[PROBLEM TO WORK ON]: Repeat exactly the lines below that lie between the line with "hv.xb[2], m, hv.bwin, hv.nwin1, ep, sk);" and the line with "(k0 + r) * nbw;", counting both of those lines as part of the answer.

[RECORDS]:
@@ -85,19 +108,116 @@
 		}
 		if (PAT) pat_publish(pat, &s_pat);
 		{
-			uint32_t lo, hi;
-			if (WINDOWED) { const uint32_t *bw = bwin + (uint64_t)nk * nwin1; lo = bw[rec1.wa]; hi = bw[rec1.wb]; }
-			else { lo = m.bptr[nk]; hi = m.bptr[nk + 1]; }
+			const uint32_t lo = m.bptr[nk], hi = m.bptr[nk + 1];
 			nlo = lo; nlen = nact ? hi - lo : 0u;
 		}
 		lds_barrier();
 		uint32_t nocc = s_nocc;
 		if (ABL(ep, 2)) nocc = 0;
-		uint32_t colbase = 0, colbits = ep.ncolbits;
-		if (WINDOWED) { colbase = wa << ep.wshift; colbits = ep.wshift + (wb - wa > 1 ? 32 - __builtin_clz(wb - wa - 1) : 0); }
+		const double pthr = PAT ? pat_threshold(&s_pat, end - beg) : -1.0;
+		hash_emit<T, NT, MODE, PAT>(nocc, rowid, seg, ep, sk, h_key, h_val, occ, s_sort, scr32, dacc, s_cnt, 0, ep.ncolbits, m, beg, end, pthr);
+		if (PAT) { lds_barrier(); if (tid == 0) pat_reset(&s_pat); }
+	}
+	} else {
+	constexpr int NW = NT / 64, U = long_steps(T, MODE);
+	constexpr uint32_t QCAP = (uint32_t)NT * (U + 1);
+	static_assert(MODE != MODE_STORE || QCAP <= (uint32_t)(T / 2), "the ring fits s_sort");
+	uint2 *const queue = MODE == MODE_STORE ? reinterpret_cast<uint2 *>(s_sort) : s_queue;
+	const uint32_t lane = lane_id(), wv = wave_id();
+	const uint32_t mypos = (wv * U) * 64u + lane;
+	uint32_t qflip = 0;
+	int32_t nk[U];
+#pragma unroll
+	for (int u = 0; u < U; ++u) { const uint32_t e = rec1.beg + mypos + u * 64u; nk[u] = m.acol[e < rec1.end ? e : rec1.beg]; }
+	for (uint32_t ci = walk.first; ci < cend; ci += stride) {
+		const Cell cell = rec1;
+		const uint32_t beg = cell.beg, end = cell.end, wa = cell.wa, wb = cell.wb, seg = cell.seg, g0 = wa >> 7;
+		const int32_t rowid = cell.rowid;
+		int32_t k0[U];
+#pragma unroll
+		for (int u = 0; u < U; ++u) k0[u] = nk[u];
+		rec1 = cell_from_pend(pend2);
+		pend2 = cell_pend_load(cells, min(ci + 2 * stride, clast), zlane);
+#pragma unroll
+		for (int u = 0; u < U; ++u) { const uint32_t e = rec1.beg + mypos + u * 64u; nk[u] = m.acol[e < rec1.end ? e : rec1.beg]; }
+		const bool oversize = cell.prods > (uint32_t)(T / 2);
+		if (oversize && tid == 0) atomicOr(sk.err, 1u);
+		lds_barrier();
+		if (tid == 0) s_nocc = 0;
+
+		const uint32_t stop = oversize ? beg : end;
+		uint32_t pos = beg, qh = 0, qt = 0, qn = 0;
+		while (pos < stop || qn) {
+			if (pos < stop && qn < (uint32_t)NT) {
+				int32_t kk[U]; uint4 x[U];
+				if (pos == beg) {
+#pragma unroll
+					for (int u = 0; u < U; ++u) kk[u] = k0[u];
+				} else {
+#pragma unroll
+					for (int u = 0; u < U; ++u) { const uint32_t e = pos + mypos + u * 64u; kk[u] = m.acol[e < end ? e : beg]; }
+				}
+#pragma unroll
+				for (int u = 0; u < U; ++u) x[u] = bocc_load(bocc, nbw, (uint32_t)kk[u], g0);
+				unsigned long long bm[U]; uint32_t wt = 0;
+#pragma unroll
+				for (int u = 0; u < U; ++u) {
+					const uint32_t bits = bocc_test(x[u], g0, wa, wb) | bocc_rest(bocc, nbw, (uint32_t)kk[u], g0, wa, wb);
+					bm[u] = __ballot(pos + mypos + u * 64u < end && bits != 0u);
+					wt += (uint32_t)__popcll(bm[u]);
+				}
+				if (lane == 0) s_qcnt[qflip][wv] = wt;
+				lds_barrier();
+				uint32_t off = qt, tot = 0;
+#pragma unroll
+				for (int w = 0; w < NW; ++w) { const uint32_t c = s_qcnt[qflip][w]; if (w < (int)wv) off += c; tot += c; }
+				qflip ^= 1u;
+				tot = (uint32_t)__builtin_amdgcn_readfirstlane((int)tot);
+#pragma unroll
+				for (int u = 0; u < U; ++u) {
+					if ((bm[u] >> lane) & 1ull) {
+						uint32_t idx = off + (uint32_t)__popcll(bm[u] & lanemask_lt());
+						if (idx >= QCAP) idx -= QCAP;
+						queue[idx] = make_uint2(pos + mypos + u * 64u, (uint32_t)kk[u]);
+					}
+					off += (uint32_t)__popcll(bm[u]);
+				}
+				qt += tot; if (qt >= QCAP) qt -= QCAP;
+				qn += tot;
+				pos += (uint32_t)NT * U;
+				lds_barrier();
+				continue;
+			}
+			const uint32_t n = min(qn, (uint32_t)NT);
+			uint32_t lo = 0, len = 0; double a = 0;
+			if (tid < n) {
+				uint32_t idx = qh + tid;
+				if (idx >= QCAP) idx -= QCAP;
+				const uint2 q = queue[idx];
+				const uint32_t *bw = bwin + (uint64_t)q.y * nwin1;
+				lo = bw[wa]; len = bw[wb] - lo;
+				a = m.aval[q.x];
+			}
+			qh += n; if (qh >= QCAP) qh -= QCAP;
+			qn -= n;
+			uint32_t total, nzc, ex;
+			expand_load(X, lo, len, a, &total, &nzc, flip, &ex);
+			if (total == 0) continue;
+			if (!ABL(ep, 4)) expand_batch(X, 0, total, nzc);
+			if (ABL(ep, 1)) total = 0;
+			if (ep.ordered) hash_products_ordered<T, NT, T / 2, MODE>(X, 0, nzc, m, h_key, h_val, occ, &s_nocc);
+			else hash_products<T, NT, T / 2, MODE, PAT>(X, 0, total, 0, m, h_key, h_val, occ, &s_nocc, pat);
+			lds_barrier();
+		}
+		if (PAT) pat_publish(pat, &s_pat);
+		lds_barrier();
+		uint32_t nocc = s_nocc;
+		if (ABL(ep, 2)) nocc = 0;
+		const uint32_t colbase = wa << ep.wshift, colbits = ep.wshift + (wb - wa > 1 ? 32 - __builtin_clz(wb - wa - 1) : 0);
 		const double pthr = PAT ? pat_threshold(&s_pat, end - beg) : -1.0;
 		hash_emit<T, NT, MODE, PAT>(nocc, rowid, seg, ep, sk, h_key, h_val, occ, s_sort, scr32, dacc, s_cnt, colbase, colbits, m, beg, end, pthr);
 		if (PAT) { lds_barrier(); if (tid == 0) pat_reset(&s_pat); }
+	}
 	}
 	if (MODE == MODE_DIGEST) digest_flush<NT>(sk.digest, dacc.cnt, dacc.hash, dacc.sum, s_u64, s_f64);
 }
@@ -187,13 +307,13 @@
 
 template <int T, int NT, int MODE, bool WINDOWED>
 static void launch_hash(spsamd_ctx *c, const Cell *cells, uint32_t ncell, const uint32_t *xb, const RowMeta &m, const uint32_t *bwin,
-	uint32_t nwin1, const EmitParams &ep, const SinkParams &sk)
+	uint32_t nwin1, const EmitParams &ep, const SinkParams &sk, const uint32_t *bocc = nullptr, uint32_t nbw = 0)
 {
 	if (!ncell) return;
 	unsigned grid = std::min<unsigned>(ncell, (unsigned)(c->num_cu * resident_per_cu<&k_hash<T, NT, MODE, WINDOWED, false>>(NT)));
 	if (grid >= 64) grid &= ~7u;
-	if (ep.pattern) k_hash<T, NT, MODE, WINDOWED, true><<<dim3(grid), dim3(NT), 0, c->stream>>>(cells, ncell, xb, m, bwin, nwin1, ep, sk);
-	else k_hash<T, NT, MODE, WINDOWED, false><<<dim3(grid), dim3(NT), 0, c->stream>>>(cells, ncell, xb, m, bwin, nwin1, ep, sk);
+	if (ep.pattern) k_hash<T, NT, MODE, WINDOWED, true><<<dim3(grid), dim3(NT), 0, c->stream>>>(cells, ncell, xb, m, bwin, nwin1, ep, sk, bocc, nbw);
+	else k_hash<T, NT, MODE, WINDOWED, false><<<dim3(grid), dim3(NT), 0, c->stream>>>(cells, ncell, xb, m, bwin, nwin1, ep, sk, bocc, nbw);
 	SPS_LAUNCH_CHECK();
 }
 
@@ -208,10 +328,10 @@
 template <int MODE>
 void launch_hash_windowed(spsamd_ctx *c, const Heavy &hv, const RowMeta &m, const EmitParams &ep, const SinkParams &sk)
 {
-	launch_hash<1024, 256, MODE, true>(c, hv.cells[0], hv.ncell[0], hv.xb[0], m, hv.bwin, hv.nwin1, ep, sk);
-	launch_hash<3072, 512, MODE, true>(c, hv.cells[1], hv.ncell[1], hv.xb[1], m, hv.bwin, hv.nwin1, ep, sk);
-	launch_hash<4096, 512, MODE, true>(c, hv.cells[2], hv.ncell[2], hv.xb[2], m, hv.bwin, hv.nwin1, ep, sk);
-	launch_hash<8192, 512, MODE, true>(c, hv.cells[3], hv.ncell[3], hv.xb[3], m, hv.bwin, hv.nwin1, ep, sk);
+	launch_hash<1024, 256, MODE, true>(c, hv.cells[0], hv.ncell[0], hv.xb[0], m, hv.bwin, hv.nwin1, ep, sk, hv.bocc, hv.nbw);
+	launch_hash<3072, 512, MODE, true>(c, hv.cells[1], hv.ncell[1], hv.xb[1], m, hv.bwin, hv.nwin1, ep, sk, hv.bocc, hv.nbw);
+	launch_hash<4096, 512, MODE, true>(c, hv.cells[2], hv.ncell[2], hv.xb[2], m, hv.bwin, hv.nwin1, ep, sk, hv.bocc, hv.nbw);
+	launch_hash<8192, 512, MODE, true>(c, hv.cells[3], hv.ncell[3], hv.xb[3], m, hv.bwin, hv.nwin1, ep, sk, hv.bocc, hv.nbw);
 }
 
 template <int MODE>
diff --git a/spsparse_amd/csrc/spgemm_host.h b/spsparse_amd/csrc/spgemm_host.h
--- a/spsparse_amd/csrc/spgemm_host.h
+++ b/spsparse_amd/csrc/spgemm_host.h
@@ -19,6 +19,8 @@
 	uint64_t tuples = 0;
 	uint32_t *rows = nullptr;
 	uint32_t *bwin = nullptr;
+	uint32_t *bocc = nullptr;
+	uint32_t nbw = 0;
 	uint32_t nwin = 0, nwin1 = 0;
 	uint32_t *winprod = nullptr;
 	uint32_t ncell[NCLS] = {};
diff --git a/spsparse_amd/csrc/symbolic_heavy.hip b/spsparse_amd/csrc/symbolic_heavy.hip
--- a/spsparse_amd/csrc/symbolic_heavy.hip
+++ b/spsparse_amd/csrc/symbolic_heavy.hip
@@ -43,7 +43,7 @@
 }
 
 __global__ __launch_bounds__(BT_NT) void k_bwin_scan(const uint16_t *wcnt, const uint32_t *bptr, uint64_t nrowb, uint32_t tr, uint32_t nwin, uint32_t nwp,
-	uint32_t *bwin)
+	uint32_t *bwin, uint32_t *bocc, uint32_t nbw)
 {
 	extern __shared__ uint32_t s_dyn[];
 	const uint32_t nwin1 = nwin + 1u, lane = lane_id(), wv = wave_id(), nph = nwp >> 1;
@@ -61,9 +61,13 @@
 		const uint32_t *src = s_dyn + r * nph;
 		uint32_t carry = s_ptr[r];
 		uint32_t *bw = bwin + (k0 + r) * nwin1;
-		for (uint32_t c0 = 0; c0 < nwin1; c0 += 64u) {
+		uint32_t *bo = bocc + (k0 + r) * nbw;
+		const uint32_t cend = max(nwin1, nbw << 5);
+		for (uint32_t c0 = 0; c0 < cend; c0 += 64u) {
 			const uint32_t w = c0 + lane;
 			const uint32_t v = w < nwin ? (src[w >> 1] >> ((w & 1u) << 4)) & 0xFFFFu : 0u;
+			const unsigned long long nz = __ballot(v != 0u);
+			if (lane < 2u && (c0 >> 5) + lane < nbw) bo[(c0 >> 5) + lane] = (uint32_t)(nz >> (lane << 5));
 			const uint32_t inc = wave_inclusive_scan_u32(v);
 			if (w < nwin1) bw[w] = carry + inc - v;
 			carry += (uint32_t)__builtin_amdgcn_readlane((int)inc, 63);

[TASK OUTPUT]:
-	launch_hash<4096, 512, MODE, true>(c, hv.cells[2], hv.ncell[2], hv.xb[2], m, hv.bwin, hv.nwin1, ep, sk);
-	launch_hash<8192, 512, MODE, true>(c, hv.cells[3], hv.ncell[3], hv.xb[3], m, hv.bwin, hv.nwin1, ep, sk);
+	launch_hash<1024, 256, MODE, true>(c, hv.cells[0], hv.ncell[0], hv.xb[0], m, hv.bwin, hv.nwin1, ep, sk, hv.bocc, hv.nbw);
+	launch_hash<3072, 512, MODE, true>(c, hv.cells[1], hv.ncell[1], hv.xb[1], m, hv.bwin, hv.nwin1, ep, sk, hv.bocc, hv.nbw);
+	launch_hash<4096, 512, MODE, true>(c, hv.cells[2], hv.ncell[2], hv.xb[2], m, hv.bwin, hv.nwin1, ep, sk, hv.bocc, hv.nbw);
+	launch_hash<8192, 512, MODE, true>(c, hv.cells[3], hv.ncell[3], hv.xb[3], m, hv.bwin, hv.nwin1, ep, sk, hv.bocc, hv.nbw);
 }
 
 template <int MODE>
diff --git a/spsparse_amd/csrc/spgemm_host.h b/spsparse_amd/csrc/spgemm_host.h
--- a/spsparse_amd/csrc/spgemm_host.h
+++ b/spsparse_amd/csrc/spgemm_host.h
@@ -19,6 +19,8 @@
 	uint64_t tuples = 0;
 	uint32_t *rows = nullptr;
 	uint32_t *bwin = nullptr;
+	uint32_t *bocc = nullptr;
+	uint32_t nbw = 0;
 	uint32_t nwin = 0, nwin1 = 0;
 	uint32_t *winprod = nullptr;
 	uint32_t ncell[NCLS] = {};
diff --git a/spsparse_amd/csrc/symbolic_heavy.hip b/spsparse_amd/csrc/symbolic_heavy.hip
--- a/spsparse_amd/csrc/symbolic_heavy.hip
+++ b/spsparse_amd/csrc/symbolic_heavy.hip
@@ -43,7 +43,7 @@
 }
 
 __global__ __launch_bounds__(BT_NT) void k_bwin_scan(const uint16_t *wcnt, const uint32_t *bptr, uint64_t nrowb, uint32_t tr, uint32_t nwin, uint32_t nwp,
-	uint32_t *bwin)
+	uint32_t *bwin, uint32_t *bocc, uint32_t nbw)
 {
 	extern __shared__ uint32_t s_dyn[];
 	const uint32_t nwin1 = nwin + 1u, lane = lane_id(), wv = wave_id(), nph = nwp >> 1;
@@ -61,9 +61,13 @@
 		const uint32_t *src = s_dyn + r * nph;
 		uint32_t carry = s_ptr[r];
 		uint32_t *bw = bwin + (k0 + r) * nwin1;
-		for (uint32_t c0 = 0; c0 < nwin1; c0 += 64u) {
+		uint32_t *bo = bocc + (k0 + r) * nbw;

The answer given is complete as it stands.